A couple of posts ago, I started a series on SaaS metrics unique to enterprise-driven B2B Networks. In that first post, I covered the Buyer-Supplier revenue mix. This time, let’s consider modifying the concept of LTV/CAC to include an enterprise’s ecosystem.
Modified LTV/CAC
There’s already too much written about LTV/CAC (see here, here, here), so I will be brief. The key point is that for enterprise-driven B2B networks, both CAC and LTV need to be modified to take into account the ecosystem an enterprise brings to the other side of the platform. For instance, CAC needs to be modified to be the CAC to acquire the enterprise plus the CAC to acquire that same enterprise’s relevant supplier base. (For order-to-cash companies, just reverse the words “buyer” and “supplier” each time they appear.) Similarly, the LTV needs to be the sum of the LTV of the enterprise buyer plus the sum of the LTVs of all of the enterprise’s suppliers. (And those two groups may have very different churn rates. This difference in churn will be covered in a later post.)

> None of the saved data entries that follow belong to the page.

# MAGIC-SCAN/adipose_tissue-unet

Hardware: AMD Instinct MI355X
Metric: 1024^2 tiles/sec (train) (higher is better)
Workload: dtype bf16; 1 GPU; unet_bn L5 base64 1024x1024x3 bf16 B=4/GPU (BASELINE configs[2]); preset=unet_bn, levels=5, tile=1024, batch_per_gpu=4, global_batch=4, parallelism=dp1

## Files before the change

### adipose_tissue-unet_amd/csrc/conv_fwd_halo.hip

```cpp
#include <type_traits>

#include "conv_common.h"

namespace {

__device__ __attribute__((aligned(256))) uint4 halo_zero_page[64];

constexpr int PH = 8, PW = 32;
constexpr int HH = PH + 2, HW = PW + 2;
constexpr int HROWS = HH * HW;
constexpr int ROWB = 128;

__device__ __forceinline__ int hswz(int r) { return r & 7; }

#define LDS_BAR()                                             \
  do {                                                        \
    asm volatile("s_waitcnt lgkmcnt(0)" ::: "memory");        \
    __builtin_amdgcn_s_barrier();                             \
    asm volatile("" ::: "memory");                            \
  } while (0)

#define HALO_BAR()                         \
  do {                                     \
    asm volatile("" ::: "memory");         \
    __builtin_amdgcn_s_barrier();          \
    asm volatile("" ::: "memory");         \
  } while (0)

template <int WN, int KS, int TPS, int NHB>
constexpr int halo_lds() {
  constexpr int NTH = 4 * WN * KS * 64;
  constexpr int GH = (HROWS * 8 + NTH - 1) / NTH;
  return NHB * (GH * NTH / 8) * ROWB + 3 * TPS * WN * 64 * ROWB;
}

template <int WN, int KS, int TPS, int NHB, bool BNR>
__global__ __launch_bounds__(4 * WN * KS * 64, (halo_lds<WN, KS, TPS, NHB>() <= 81920 ? 2 : 1))
void igemm_fwd_halo_kernel(FwdArgs a) {
  constexpr int NTH = 4 * WN * KS * 64;
  constexpr int BN = WN * 64;
  constexpr int SPC = (9 + TPS - 1) / TPS;
  constexpr int GH = (HROWS * 8 + NTH - 1) / NTH;
  constexpr int HROWS_PAD = GH * NTH / 8;
  constexpr int HBUF = HROWS_PAD * ROWB;
  constexpr int GB1 = BN * 8 / NTH;
  static_assert(GB1 * NTH == BN * 8, "weight slot must split evenly");
  constexpr int GB = GB1 * TPS;
  constexpr int WTAP = BN * ROWB;
  constexpr int WSLOT = TPS * WTAP;
  constexpr int OFF_W = NHB * HBUF;
  constexpr int LT = BN + 4;
  constexpr int EPI = PH * PW * LT * 4;
  constexpr int SMEM = (OFF_W + 3 * WSLOT > EPI) ? OFF_W + 3 * WSLOT : EPI;
  __shared__ __attribute__((aligned(1024))) unsigned char smem[SMEM];

  const int tid = threadIdx.x, lane = tid & 63;
  const int wave = __builtin_amdgcn_readfirstlane(tid >> 6);
  const int wm = wave % 4, wn = (wave / 4) % WN, kh = wave / (4 * WN);
  const int tx_n = a.Wo / PW, ty_n = a.Ho / PH;
  const int lin = xcd_remap(blockIdx.x, a.nblocks);
  const int tn = lin % a.ntile_n;
  int rest = lin / a.ntile_n;
  const int px = rest % tx_n; rest /= tx_n;
  const int py = rest % ty_n;
  const int img = rest / ty_n;
  const int y0 = py * PH, x0 = px * PW, n0 = tn * BN;
  const int Cin_s = a.CAs + a.CBs;
  const int nchunk = Cin_s / 64, nsteps = nchunk * SPC;
  const int Wrows = (a.Nout + 63) / 64 * 64;
  const bf16* srcA = reinterpret_cast<const bf16*>(a.srcA);
  const bf16* srcB = reinterpret_cast<const bf16*>(a.srcB);

  int hoff[GH], hcol[GH];
#pragma unroll
  for (int i = 0; i < GH; ++i) {
    const int idx = i * NTH + tid;
    const int hr = idx >> 3, pos = idx & 7;
    hcol[i] = 8 * (pos ^ hswz(hr));
    const int gy = y0 - 1 + hr / HW, gx = x0 - 1 + hr % HW;
    hoff[i] = (hr < HROWS && gy >= 0 && gy < a.Hs && gx >= 0 && gx < a.Ws) ? (img * a.Hs + gy) * a.Ws + gx : -1;
  }
  const bf16* wp[GB1];
#pragma unroll
  for (int i = 0; i < GB1; ++i) {
    const int idx = i * NTH + tid;
    const int q = idx >> 3, pos = idx & 7;
    wp[i] = (n0 + q < Wrows) ? reinterpret_cast<const bf16*>(a.W) + (size_t)(n0 + q) * a.Kpad + 8 * (pos ^ swz(q))
                             : nullptr;
  }

  auto issue_halo = [&](int c, int buf) {
    const int ci = c * 64;
    const bf16* base = ci < a.CAs ? srcA + ci : srcB + (ci - a.CAs);
    const int cs = ci < a.CAs ? a.CAs : a.CBs;
    unsigned char* dst = smem + buf * HBUF + wave * 8 * ROWB;
#pragma unroll
    for (int i = 0; i < GH; ++i) {
      const void* p = hoff[i] >= 0 ? (const void*)(base + (size_t)hoff[i] * cs + hcol[i]) : (const void*)halo_zero_page;
      __builtin_amdgcn_global_load_lds(p, (lds_void*)(dst + i * (NTH / 8) * ROWB), 16, 0, 0);
    }
  };
  auto issue_w = [&](int s) {
    const int c = s / SPC, j = s - SPC * c;
#pragma unroll
    for (int u = 0; u < TPS; ++u) {
      const int t = j * TPS + u;
      const int k = t * Cin_s + c * 64;
      unsigned char* dst = smem + OFF_W + (s % 3) * WSLOT + u * WTAP + wave * 8 * ROWB;
#pragma unroll
      for (int i = 0; i < GB1; ++i) {
        const void* p = (wp[i] && t < 9) ? (const void*)(wp[i] + k) : (const void*)halo_zero_page;
        __builtin_amdgcn_global_load_lds(p, (lds_void*)(dst + i * (NTH / 8) * ROWB), 16, 0, 0);
      }
    }
  };

  f32x4 acc[4][4];
#pragma unroll
  for (int i = 0; i < 4; ++i)
#pragma unroll
    for (int j = 0; j < 4; ++j) acc[i][j] = f32x4{0.f, 0.f, 0.f, 0.f};

  const int r16 = lane & 15, h4 = lane >> 4;
  issue_halo(0, 0);
  issue_w(0);
  if (nsteps > 1) {
    issue_w(1);
    asm volatile("s_waitcnt vmcnt(%0)" ::"n"(GB) : "memory");
  } else {
    asm volatile("s_waitcnt vmcnt(0)" ::: "memory");
  }
  HALO_BAR();

  for (int s = 0; s < nsteps; ++s) {
    const int c = s / SPC, j = s - SPC * c;
    const bool nh = NHB == 2 && j == 0 && c + 1 < nchunk;
    if (nh) issue_halo(c + 1, (c + 1) & 1);
    const bool nw = s + 2 < nsteps;
    if (nw) issue_w(s + 2);
    const unsigned char* H = smem + (NHB == 2 ? (c & 1) : 0) * HBUF;
#pragma unroll
    for (int u = 0; u < TPS; ++u) {
    const int t = j * TPS + u;
    if (t >= 9) break;
    const int dy = t / 3, dx = t - 3 * dy;
    const unsigned char* Wt = smem + OFF_W + (s % 3) * WSLOT + u * WTAP;
#pragma unroll
    for (int kq = 0; kq < 2 / KS; ++kq) {
      const int ck = 4 * (KS == 2 ? kh : kq) + h4;
      bf16x8 fb[4], fa[4];
#pragma unroll
      for (int nf = 0; nf < 4; ++nf) {
        const int q = wn * 64 + nf * 16 + r16;
        fb[nf] = *reinterpret_cast<const bf16x8*>(Wt + q * ROWB + ((ck ^ swz(q)) << 4));
      }
#pragma unroll
      for (int mf = 0; mf < 4; ++mf) {
        const int prow = 2 * wm + (mf >> 1), pcol = (mf & 1) * 16 + r16;
        const int hr = (prow + dy) * HW + pcol + dx;
        fa[mf] = *reinterpret_cast<const bf16x8*>(H + hr * ROWB + ((ck ^ hswz(hr)) << 4));
      }
#pragma unroll
      for (int mf = 0; mf < 4; ++mf)
#pragma unroll
        for (int nf = 0; nf < 4; ++nf)
          acc[mf][nf] = __builtin_amdgcn_mfma_f32_16x16x32_bf16(fa[mf], fb[nf], acc[mf][nf], 0, 0, 0);
    }
    }
    if (nw) {
      if (nh) asm volatile("s_waitcnt vmcnt(%0)" ::"n"(GB + GH) : "memory");
      else asm volatile("s_waitcnt vmcnt(%0)" ::"n"(GB) : "memory");
    } else {
      asm volatile("s_waitcnt vmcnt(0)" ::: "memory");
    }
    HALO_BAR();
  }

  float* tile = reinterpret_cast<float*>(smem);
  const int col = lane & 15, rq = (lane >> 4) * 4;
#pragma unroll
  for (int part = 0; part < KS; ++part) {
    if (kh == part) {
#pragma unroll
      for (int mf = 0; mf < 4; ++mf)
#pragma unroll
        for (int nf = 0; nf < 4; ++nf)
#pragma unroll
          for (int r = 0; r < 4; ++r) {
            const int p = (2 * wm + (mf >> 1)) * PW + (mf & 1) * 16 + rq + r;
            float* e = tile + p * LT + wn * 64 + nf * 16 + col;
            *e = part == 0 ? acc[mf][nf][r] : *e + acc[mf][nf][r];
          }
    }
    ADP_LDS_BARRIER();
  }
  float bs[8], bq[8];
#pragma unroll
  for (int j = 0; j < 8; ++j) { bs[j] = 0.f; bq[j] = 0.f; }
  for (int pr = 0; pr < PH; ++pr) {
    const int m0 = (img * a.Ho + y0 + pr) * a.Wo + x0;
    if constexpr (BNR) epi_rows_bnr<NTH, BN>(a, tile + pr * PW * LT, PW, m0, n0, tid, bs, bq);
    else epi_rows<NTH, BN>(a, tile + pr * PW * LT, PW, m0, n0, tid, bs, bq);
  }
  if (a.bn_sum || a.bnr_z) epi_bn_flush<NTH, BN>(a, tile, n0, tid, bs, bq);
}
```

If you like fancy math symbols, and who doesn’t, it would look something like this:
Modified CAC for Enterprise Driven B2B Platforms = Traditional Buyer CAC + Σ Supplier CAC
Modified LTV for Enterprise Driven B2B Platforms = Traditional Buyer LTV + Σ Supplier LTV
(I know I should figure out how to show there are 1-n suppliers, but you get the idea.) (Also, again, just reverse the words buyer and supplier for O2C networks.)
An enterprise-driven B2B network needs to understand the total economics of each of its enterprise customers and their ecosystems. The network must also understand the CAC and LTV of each type of supplier because the network will discover important segmentations buried in that data. More on that idea in the last post in the series. Can you stand the suspense?